(Stored items)
•••
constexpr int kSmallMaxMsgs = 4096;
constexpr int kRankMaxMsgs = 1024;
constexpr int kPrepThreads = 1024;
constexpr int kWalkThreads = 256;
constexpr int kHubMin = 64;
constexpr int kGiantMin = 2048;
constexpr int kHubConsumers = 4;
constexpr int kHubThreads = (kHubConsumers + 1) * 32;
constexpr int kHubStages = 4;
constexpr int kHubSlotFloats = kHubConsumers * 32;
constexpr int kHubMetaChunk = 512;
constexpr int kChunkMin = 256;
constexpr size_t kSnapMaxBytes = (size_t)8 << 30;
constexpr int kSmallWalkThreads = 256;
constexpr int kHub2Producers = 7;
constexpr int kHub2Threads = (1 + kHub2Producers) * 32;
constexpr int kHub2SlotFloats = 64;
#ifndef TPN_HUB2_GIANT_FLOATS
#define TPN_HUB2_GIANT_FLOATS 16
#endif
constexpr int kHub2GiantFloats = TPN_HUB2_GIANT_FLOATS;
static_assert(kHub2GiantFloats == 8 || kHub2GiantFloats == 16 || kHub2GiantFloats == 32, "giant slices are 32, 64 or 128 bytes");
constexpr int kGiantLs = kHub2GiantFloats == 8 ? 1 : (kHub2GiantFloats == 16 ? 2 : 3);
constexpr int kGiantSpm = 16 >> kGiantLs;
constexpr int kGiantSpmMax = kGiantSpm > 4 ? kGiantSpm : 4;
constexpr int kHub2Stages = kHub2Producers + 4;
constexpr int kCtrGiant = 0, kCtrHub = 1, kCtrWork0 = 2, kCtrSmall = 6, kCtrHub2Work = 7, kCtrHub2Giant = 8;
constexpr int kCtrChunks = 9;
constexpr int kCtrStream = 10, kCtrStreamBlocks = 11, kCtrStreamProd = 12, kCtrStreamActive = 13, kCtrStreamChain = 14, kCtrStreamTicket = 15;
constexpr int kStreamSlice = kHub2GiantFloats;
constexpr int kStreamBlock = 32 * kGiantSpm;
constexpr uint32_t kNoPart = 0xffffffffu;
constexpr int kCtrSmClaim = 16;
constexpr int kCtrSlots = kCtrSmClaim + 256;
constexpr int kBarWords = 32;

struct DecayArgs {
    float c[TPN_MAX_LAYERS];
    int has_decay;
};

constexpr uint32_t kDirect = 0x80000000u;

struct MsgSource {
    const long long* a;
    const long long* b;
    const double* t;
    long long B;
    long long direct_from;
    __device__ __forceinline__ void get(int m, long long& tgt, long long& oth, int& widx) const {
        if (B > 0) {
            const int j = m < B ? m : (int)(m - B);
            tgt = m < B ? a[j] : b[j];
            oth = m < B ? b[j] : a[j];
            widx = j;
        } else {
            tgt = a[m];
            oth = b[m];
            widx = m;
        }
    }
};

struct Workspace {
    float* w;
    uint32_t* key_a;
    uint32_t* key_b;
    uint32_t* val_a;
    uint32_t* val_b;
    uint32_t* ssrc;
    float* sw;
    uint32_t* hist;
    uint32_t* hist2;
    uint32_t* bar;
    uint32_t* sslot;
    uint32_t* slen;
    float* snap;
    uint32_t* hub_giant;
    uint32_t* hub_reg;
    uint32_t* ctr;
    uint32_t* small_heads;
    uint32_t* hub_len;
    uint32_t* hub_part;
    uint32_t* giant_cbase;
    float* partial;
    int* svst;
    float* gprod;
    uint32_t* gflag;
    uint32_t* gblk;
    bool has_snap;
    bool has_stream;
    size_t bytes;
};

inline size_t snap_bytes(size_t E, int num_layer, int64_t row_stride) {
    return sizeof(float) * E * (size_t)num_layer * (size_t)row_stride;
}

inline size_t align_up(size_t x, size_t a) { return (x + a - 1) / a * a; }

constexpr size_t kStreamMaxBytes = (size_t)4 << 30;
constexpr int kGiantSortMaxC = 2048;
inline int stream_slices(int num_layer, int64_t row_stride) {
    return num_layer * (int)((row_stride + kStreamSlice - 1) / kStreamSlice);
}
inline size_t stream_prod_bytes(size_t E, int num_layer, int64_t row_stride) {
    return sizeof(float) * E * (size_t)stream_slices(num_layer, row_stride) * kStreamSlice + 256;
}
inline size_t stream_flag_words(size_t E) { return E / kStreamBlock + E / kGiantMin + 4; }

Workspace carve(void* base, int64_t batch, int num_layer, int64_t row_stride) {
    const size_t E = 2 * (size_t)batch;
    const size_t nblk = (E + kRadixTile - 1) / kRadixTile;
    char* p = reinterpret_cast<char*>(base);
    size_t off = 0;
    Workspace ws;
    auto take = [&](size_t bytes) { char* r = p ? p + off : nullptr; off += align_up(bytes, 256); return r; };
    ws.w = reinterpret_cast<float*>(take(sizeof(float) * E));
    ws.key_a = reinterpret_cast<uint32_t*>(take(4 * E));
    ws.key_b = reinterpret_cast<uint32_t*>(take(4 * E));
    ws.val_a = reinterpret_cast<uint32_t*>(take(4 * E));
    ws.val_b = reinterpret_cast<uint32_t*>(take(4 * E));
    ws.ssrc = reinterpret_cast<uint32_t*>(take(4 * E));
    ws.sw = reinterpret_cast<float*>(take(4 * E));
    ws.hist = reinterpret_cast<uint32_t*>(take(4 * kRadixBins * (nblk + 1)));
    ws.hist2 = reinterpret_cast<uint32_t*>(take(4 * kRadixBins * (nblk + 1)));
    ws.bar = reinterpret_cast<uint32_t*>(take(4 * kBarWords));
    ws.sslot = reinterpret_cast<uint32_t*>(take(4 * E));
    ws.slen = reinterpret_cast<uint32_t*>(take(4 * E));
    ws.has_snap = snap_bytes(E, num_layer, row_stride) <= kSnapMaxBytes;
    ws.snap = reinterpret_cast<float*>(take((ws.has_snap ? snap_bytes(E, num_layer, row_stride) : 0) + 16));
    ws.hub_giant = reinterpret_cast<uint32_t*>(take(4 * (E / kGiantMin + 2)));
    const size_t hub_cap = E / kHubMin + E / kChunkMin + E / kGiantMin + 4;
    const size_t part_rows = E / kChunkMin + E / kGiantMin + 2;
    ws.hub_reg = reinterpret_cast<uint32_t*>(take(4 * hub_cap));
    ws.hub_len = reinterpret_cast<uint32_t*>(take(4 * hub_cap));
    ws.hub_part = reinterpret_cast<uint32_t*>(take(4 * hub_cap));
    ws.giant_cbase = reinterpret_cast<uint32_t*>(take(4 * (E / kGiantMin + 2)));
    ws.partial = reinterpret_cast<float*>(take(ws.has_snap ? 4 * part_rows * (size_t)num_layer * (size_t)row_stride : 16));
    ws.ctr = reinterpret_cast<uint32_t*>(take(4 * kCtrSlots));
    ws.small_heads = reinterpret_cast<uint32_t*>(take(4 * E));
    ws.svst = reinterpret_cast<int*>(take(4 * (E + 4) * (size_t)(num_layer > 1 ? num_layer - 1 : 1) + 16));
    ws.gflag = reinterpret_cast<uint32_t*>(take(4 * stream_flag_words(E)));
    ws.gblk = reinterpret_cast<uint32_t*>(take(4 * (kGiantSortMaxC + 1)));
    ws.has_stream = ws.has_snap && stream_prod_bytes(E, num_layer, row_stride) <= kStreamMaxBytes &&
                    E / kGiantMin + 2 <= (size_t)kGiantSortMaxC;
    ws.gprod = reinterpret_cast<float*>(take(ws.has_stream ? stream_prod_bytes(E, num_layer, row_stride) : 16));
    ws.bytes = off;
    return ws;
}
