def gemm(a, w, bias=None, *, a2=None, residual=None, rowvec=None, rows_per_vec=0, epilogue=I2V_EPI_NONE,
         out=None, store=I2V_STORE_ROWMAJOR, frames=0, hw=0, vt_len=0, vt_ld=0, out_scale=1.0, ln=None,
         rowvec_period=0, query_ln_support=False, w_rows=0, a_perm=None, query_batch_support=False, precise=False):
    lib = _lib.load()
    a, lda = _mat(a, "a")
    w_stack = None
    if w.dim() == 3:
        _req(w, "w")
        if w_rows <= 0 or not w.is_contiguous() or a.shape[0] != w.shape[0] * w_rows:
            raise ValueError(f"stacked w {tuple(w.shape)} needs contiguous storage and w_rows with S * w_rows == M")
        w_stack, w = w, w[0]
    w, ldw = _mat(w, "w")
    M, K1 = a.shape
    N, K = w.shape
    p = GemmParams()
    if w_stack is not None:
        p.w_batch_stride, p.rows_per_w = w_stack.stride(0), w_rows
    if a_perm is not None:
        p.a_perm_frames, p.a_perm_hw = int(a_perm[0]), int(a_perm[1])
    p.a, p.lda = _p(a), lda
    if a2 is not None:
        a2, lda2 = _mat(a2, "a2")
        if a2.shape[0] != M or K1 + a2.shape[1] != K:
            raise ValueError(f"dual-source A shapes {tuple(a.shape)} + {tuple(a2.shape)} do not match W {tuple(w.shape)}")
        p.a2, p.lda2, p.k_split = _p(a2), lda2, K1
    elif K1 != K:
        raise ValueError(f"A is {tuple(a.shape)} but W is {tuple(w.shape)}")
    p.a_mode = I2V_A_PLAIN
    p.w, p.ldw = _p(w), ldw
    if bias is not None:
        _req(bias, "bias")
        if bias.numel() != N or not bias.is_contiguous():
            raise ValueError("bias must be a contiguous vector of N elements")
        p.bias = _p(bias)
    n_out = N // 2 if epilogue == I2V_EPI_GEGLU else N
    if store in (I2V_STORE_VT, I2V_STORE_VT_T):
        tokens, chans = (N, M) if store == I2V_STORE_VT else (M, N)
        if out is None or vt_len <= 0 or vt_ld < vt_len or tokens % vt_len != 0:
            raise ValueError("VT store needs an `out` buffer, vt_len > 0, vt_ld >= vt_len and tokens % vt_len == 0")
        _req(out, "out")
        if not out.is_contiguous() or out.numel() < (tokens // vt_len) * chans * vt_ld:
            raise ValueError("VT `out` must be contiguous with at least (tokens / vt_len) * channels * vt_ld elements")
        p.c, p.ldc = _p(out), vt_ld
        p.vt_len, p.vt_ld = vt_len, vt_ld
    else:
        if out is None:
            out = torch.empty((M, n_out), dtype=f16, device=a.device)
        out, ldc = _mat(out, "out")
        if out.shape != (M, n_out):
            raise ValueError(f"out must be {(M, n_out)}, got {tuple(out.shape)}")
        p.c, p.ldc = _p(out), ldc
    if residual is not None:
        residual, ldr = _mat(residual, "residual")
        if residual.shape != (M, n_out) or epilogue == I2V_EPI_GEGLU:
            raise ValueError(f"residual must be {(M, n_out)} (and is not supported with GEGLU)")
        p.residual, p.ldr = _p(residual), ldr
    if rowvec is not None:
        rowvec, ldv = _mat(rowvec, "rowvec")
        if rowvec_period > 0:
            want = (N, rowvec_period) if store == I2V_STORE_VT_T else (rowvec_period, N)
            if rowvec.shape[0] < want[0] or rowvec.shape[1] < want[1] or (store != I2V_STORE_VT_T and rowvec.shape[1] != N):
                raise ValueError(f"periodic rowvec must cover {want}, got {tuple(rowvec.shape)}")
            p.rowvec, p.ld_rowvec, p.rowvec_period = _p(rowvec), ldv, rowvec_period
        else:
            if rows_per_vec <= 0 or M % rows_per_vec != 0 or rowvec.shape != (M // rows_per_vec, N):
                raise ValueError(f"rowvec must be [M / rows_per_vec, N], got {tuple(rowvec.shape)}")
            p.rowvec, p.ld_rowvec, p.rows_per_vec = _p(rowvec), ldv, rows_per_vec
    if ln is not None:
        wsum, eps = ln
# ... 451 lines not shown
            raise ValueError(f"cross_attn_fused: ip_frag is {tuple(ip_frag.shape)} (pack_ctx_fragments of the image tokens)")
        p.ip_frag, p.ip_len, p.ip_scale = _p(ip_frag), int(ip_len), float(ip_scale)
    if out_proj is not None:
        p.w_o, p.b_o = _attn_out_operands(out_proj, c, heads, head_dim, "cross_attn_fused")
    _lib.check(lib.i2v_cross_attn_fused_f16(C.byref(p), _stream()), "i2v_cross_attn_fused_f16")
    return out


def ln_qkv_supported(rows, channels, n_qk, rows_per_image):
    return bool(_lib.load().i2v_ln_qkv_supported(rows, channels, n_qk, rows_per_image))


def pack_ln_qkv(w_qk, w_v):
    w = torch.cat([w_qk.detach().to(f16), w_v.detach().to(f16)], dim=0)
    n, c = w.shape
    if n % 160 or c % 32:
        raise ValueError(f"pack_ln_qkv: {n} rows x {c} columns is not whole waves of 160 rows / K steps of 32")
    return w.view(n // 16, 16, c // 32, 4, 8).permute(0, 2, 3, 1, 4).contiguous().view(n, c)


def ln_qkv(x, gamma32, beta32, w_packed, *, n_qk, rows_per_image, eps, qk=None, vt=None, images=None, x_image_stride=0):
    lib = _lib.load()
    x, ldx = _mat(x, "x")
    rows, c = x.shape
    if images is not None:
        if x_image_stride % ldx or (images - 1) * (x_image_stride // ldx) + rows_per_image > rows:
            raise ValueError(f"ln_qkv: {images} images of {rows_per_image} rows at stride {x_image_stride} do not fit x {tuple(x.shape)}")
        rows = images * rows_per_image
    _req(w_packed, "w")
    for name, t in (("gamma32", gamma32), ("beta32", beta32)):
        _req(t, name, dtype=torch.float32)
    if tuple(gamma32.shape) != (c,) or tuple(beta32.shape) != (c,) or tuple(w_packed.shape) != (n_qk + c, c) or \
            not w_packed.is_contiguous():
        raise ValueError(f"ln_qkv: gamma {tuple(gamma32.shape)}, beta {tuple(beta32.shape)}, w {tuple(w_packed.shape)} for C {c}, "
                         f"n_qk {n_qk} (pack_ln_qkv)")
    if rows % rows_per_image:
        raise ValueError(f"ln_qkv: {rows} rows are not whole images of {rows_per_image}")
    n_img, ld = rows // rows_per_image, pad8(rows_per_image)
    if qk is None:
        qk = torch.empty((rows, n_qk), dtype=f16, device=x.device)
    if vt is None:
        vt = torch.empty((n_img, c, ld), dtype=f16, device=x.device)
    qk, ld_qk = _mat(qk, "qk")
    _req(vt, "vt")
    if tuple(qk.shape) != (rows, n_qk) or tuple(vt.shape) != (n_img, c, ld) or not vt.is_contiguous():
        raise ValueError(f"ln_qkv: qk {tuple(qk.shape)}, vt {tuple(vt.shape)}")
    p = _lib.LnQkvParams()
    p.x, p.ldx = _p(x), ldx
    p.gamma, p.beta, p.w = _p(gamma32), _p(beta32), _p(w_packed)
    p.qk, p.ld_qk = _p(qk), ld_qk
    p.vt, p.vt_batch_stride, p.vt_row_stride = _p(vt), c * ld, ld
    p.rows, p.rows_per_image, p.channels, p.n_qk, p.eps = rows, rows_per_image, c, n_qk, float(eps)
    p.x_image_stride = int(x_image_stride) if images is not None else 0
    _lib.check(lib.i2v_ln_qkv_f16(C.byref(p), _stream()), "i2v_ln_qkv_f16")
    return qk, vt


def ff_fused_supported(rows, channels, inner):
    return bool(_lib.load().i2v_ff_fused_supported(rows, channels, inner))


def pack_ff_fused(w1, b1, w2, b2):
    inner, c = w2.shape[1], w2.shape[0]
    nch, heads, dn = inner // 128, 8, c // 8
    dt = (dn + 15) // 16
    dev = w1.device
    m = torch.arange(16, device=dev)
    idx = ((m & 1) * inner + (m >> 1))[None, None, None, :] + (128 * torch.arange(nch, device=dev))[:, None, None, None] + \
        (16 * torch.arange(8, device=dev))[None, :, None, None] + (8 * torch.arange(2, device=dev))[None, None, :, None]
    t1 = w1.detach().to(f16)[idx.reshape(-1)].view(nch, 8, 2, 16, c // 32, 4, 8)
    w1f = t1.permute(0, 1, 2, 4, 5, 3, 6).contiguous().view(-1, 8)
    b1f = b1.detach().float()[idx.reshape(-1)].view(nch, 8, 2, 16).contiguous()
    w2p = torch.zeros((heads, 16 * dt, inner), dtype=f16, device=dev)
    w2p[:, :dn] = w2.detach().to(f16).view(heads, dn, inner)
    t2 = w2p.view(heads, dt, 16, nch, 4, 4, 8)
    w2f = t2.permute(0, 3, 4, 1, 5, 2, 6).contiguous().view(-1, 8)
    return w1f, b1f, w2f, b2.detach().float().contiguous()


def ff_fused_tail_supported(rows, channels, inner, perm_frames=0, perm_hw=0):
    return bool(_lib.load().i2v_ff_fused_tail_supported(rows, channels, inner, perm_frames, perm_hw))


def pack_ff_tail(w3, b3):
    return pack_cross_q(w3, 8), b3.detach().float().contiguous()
•••
* **ABOUT THIS TASK**:
Extract each line from the entries above that contains the string "kCtrSmClaim".

* **YOUR RESPONSE**:
constexpr int kCtrSmClaim = 16;
constexpr int kCtrSlots = kCtrSmClaim + 256;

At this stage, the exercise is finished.